- Title: Enhanced Games wants to 'push the limits of humanity'
- Date: 14th February 2024
- Summary: LONDON, ENGLAND, UK (FEBRUARY 13, 2024) (REUTERS) (SOUNDBITE) (English) PRESIDENT OF ENHANCED GAMES, ARON D'SOUZA, SAYING: “Yeah, I don't think that athletes want to be the fastest natural man in the world. They just want to be the fastest. And I think cities, sponsors and fans in particular, just want to watch the fastest. And so the reality is who's going to pay billions
- Embargoed: 28th February 2024 02:51
- Keywords: Aron D'Souza Enhanced Games James Magnussen Olympics doping drugs sport
- Location: VARIOUS
- City: VARIOUS
- Country: Australia
- Topics: Asia / Pacific,Sport
- Reuters ID: LVA00C005213022024RP1
- Aspect Ratio: 16:9
- Story Text: The Enhanced Games will aim to disrupt the "old, slow" Olympics by using substances banned by the World Anti-Doping Agency “to push the limits of humanity”, it’s President Aron D’Souza said.
Last week, D'Souza landed a major coup when retired world champion Australian swimmer James Magnussen agreed to take banned performance-enhancing drugs to make an attempt at breaking Cesar Cielo's 15-year-old 50 metres sprint world record for a million dollars.

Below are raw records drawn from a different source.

#define GMR_LOAD(T)                                                            \
    do {                                                                       \
        const int kt__ = kt0 + (T);                                            \
        _Pragma("unroll") for (int i = 0; i < XG_W; ++i) xr[i] =               \
            *(const __attribute__((address_space(1))) bf16x8*)(                \
                xsrc[i] + (size_t)(kt__)*GM_BK);                               \
        _Pragma("unroll") for (int j = 0; j < WG_W; ++j) {                     \
            const size_t gfi__ = (size_t)(2 * kt__ + wfi[j] / NF) * n16 +      \
                                 n0 / 16 + wfi[j] % NF;                        \
            const __attribute__((address_space(1))) bf16x8* wp__ =             \
                (const __attribute__((address_space(1))) bf16x8*)(             \
                    w + gfi__ * 512 + lane * 8);                               \
            wr[j] = NTW ? __builtin_nontemporal_load(wp__) : *wp__;            \
        }                                                                      \
    } while (0)
#define GMR_WRITE(T)                                                           \
    do {                                                                       \
        char* buf__ = smem + ((T)&1) * BUFB;                                   \
        _Pragma("unroll") for (int i = 0; i < XG_W; ++i)                       \
            *(__attribute__((address_space(3))) bf16x8*)(                      \
                (__attribute__((address_space(3))) char*)buf__ + xwoff +       \
                i * 8 * 128) = xr[i];                                          \
        _Pragma("unroll") for (int j = 0; j < WG_W; ++j)                       \
            *(__attribute__((address_space(3))) bf16x8*)(                      \
                (__attribute__((address_space(3))) char*)buf__ + XB +          \
                wfi[j] * 1024 + lane * 16) = wr[j];                            \
    } while (0)

    const int arow0 = wave * 32 + (lane & 15);
    const int alk = lane >> 4;

    if (ntiles > 0) {
        GMR_LOAD(0);
        GMR_WRITE(0);
        if (ntiles > 1) GMR_LOAD(1);
        gm_cfence();
        __builtin_amdgcn_s_barrier();
        gm_cfence();
        for (int t = 0; t < ntiles; ++t) {
            if (t + 1 < ntiles) {
                GMR_WRITE(t + 1);
                if (t + 2 < ntiles) GMR_LOAD(t + 2);
            }
            const char* buf = smem + (t & 1) * BUFB;
#pragma unroll
            for (int ks = 0; ks < 2; ++ks) {
                bf16x8 a[2], b[NF];
#pragma unroll
                for (int f = 0; f < 2; ++f) {
                    const int row = arow0 + f * 16;
                    const int chunk = (ks * 4 + alk) ^ (row & 7);
                    a[f] = *(const __attribute__((address_space(3))) bf16x8*)(
                        (const __attribute__((address_space(3))) char*)buf +
                        (row & (BM - 1)) * 128 + chunk * 16);
                }
#pragma unroll
                for (int n = 0; n < NF; ++n)
                    b[n] = *(const __attribute__((address_space(3))) bf16x8*)(
                        (const __attribute__((address_space(3))) char*)buf +
                        XB + (ks * NF + n) * 1024 + lane * 16);
#pragma unroll
                for (int n = 0; n < NF; ++n)
#pragma unroll
                    for (int f = 0; f < 2; ++f)
                        acc[f][n] = gm_mfma(a[f], b[n], acc[f][n]);
            }
            gm_cfence();
            __builtin_amdgcn_s_barrier();
            gm_cfence();
        }
    }
#undef GMR_LOAD
#undef GMR_WRITE

    const int m_base = wave * 32;
    if (SPLITK) {
        float* slab = yw + (size_t)blockIdx.y * M * N;
#pragma unroll
        for (int f = 0; f < 2; ++f)
#pragma unroll
            for (int r = 0; r < 4; ++r) {
                const int row = m_base + f * 16 + (lane >> 4) * 4 + r;
                if (row >= M) continue;
#pragma unroll
                for (int n = 0; n < NF; ++n)
                    slab[(size_t)row * N + n0 + n * 16 + (lane & 15)] =
                        acc[f][n][r];
            }
    } else if constexpr (SWIGLU) {
#pragma unroll
        for (int f = 0; f < 2; ++f)
#pragma unroll
            for (int r = 0; r < 4; ++r) {
                const int row = m_base + f * 16 + (lane >> 4) * 4 + r;
                if (row >= M) continue;
#pragma unroll
                for (int n = 0; n < NF; n += 2)
                    y[(size_t)row * (N >> 1) + (n0 >> 1) + (n >> 1) * 16 +
                      (lane & 15)] =
                        f2bf(gm_silu(acc[f][n][r]) * acc[f][n + 1][r]);
            }
    } else {
#pragma unroll
        for (int f = 0; f < 2; ++f)
#pragma unroll
            for (int r = 0; r < 4; ++r) {
                const int row = m_base + f * 16 + (lane >> 4) * 4 + r;
                if (row >= M) continue;
#pragma unroll
                for (int n = 0; n < NF; ++n)
                    y[(size_t)row * N + n0 + n * 16 + (lane & 15)] =
                        f2bf(acc[f][n][r]);
            }
    }
}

The London-based Australian announced last month that he had attracted big name investors in Paypal co-founder Peter Thiel, tech investor Christian Angermayer and former Coinbase Chief Technology Officer Balaji Srinivasan.
D'Souza's vision is of a Games where athletes, competing for themselves and not their countries, are allowed to use pharmacological or technological assistance to achieve the best results they can and be richly rewarded for it.
Despite a raft of International Olympic Committee (IOC) reforms in recent years, D'Souza told Reuters the Olympics still featured too many sports that "don't really matter" and too much money was spent on constructing venues that went unused after the Games.
The Enhanced Games would start with only individual events in core sports, while team sports -- football, basketball -- would be added in later editions as the format is honed and improved.
The Enhanced Games would not be a complete doping free-for-all, however, with D'Souza stressing there would be "clinical control" of the athletes as they prepared for events to ensure safety.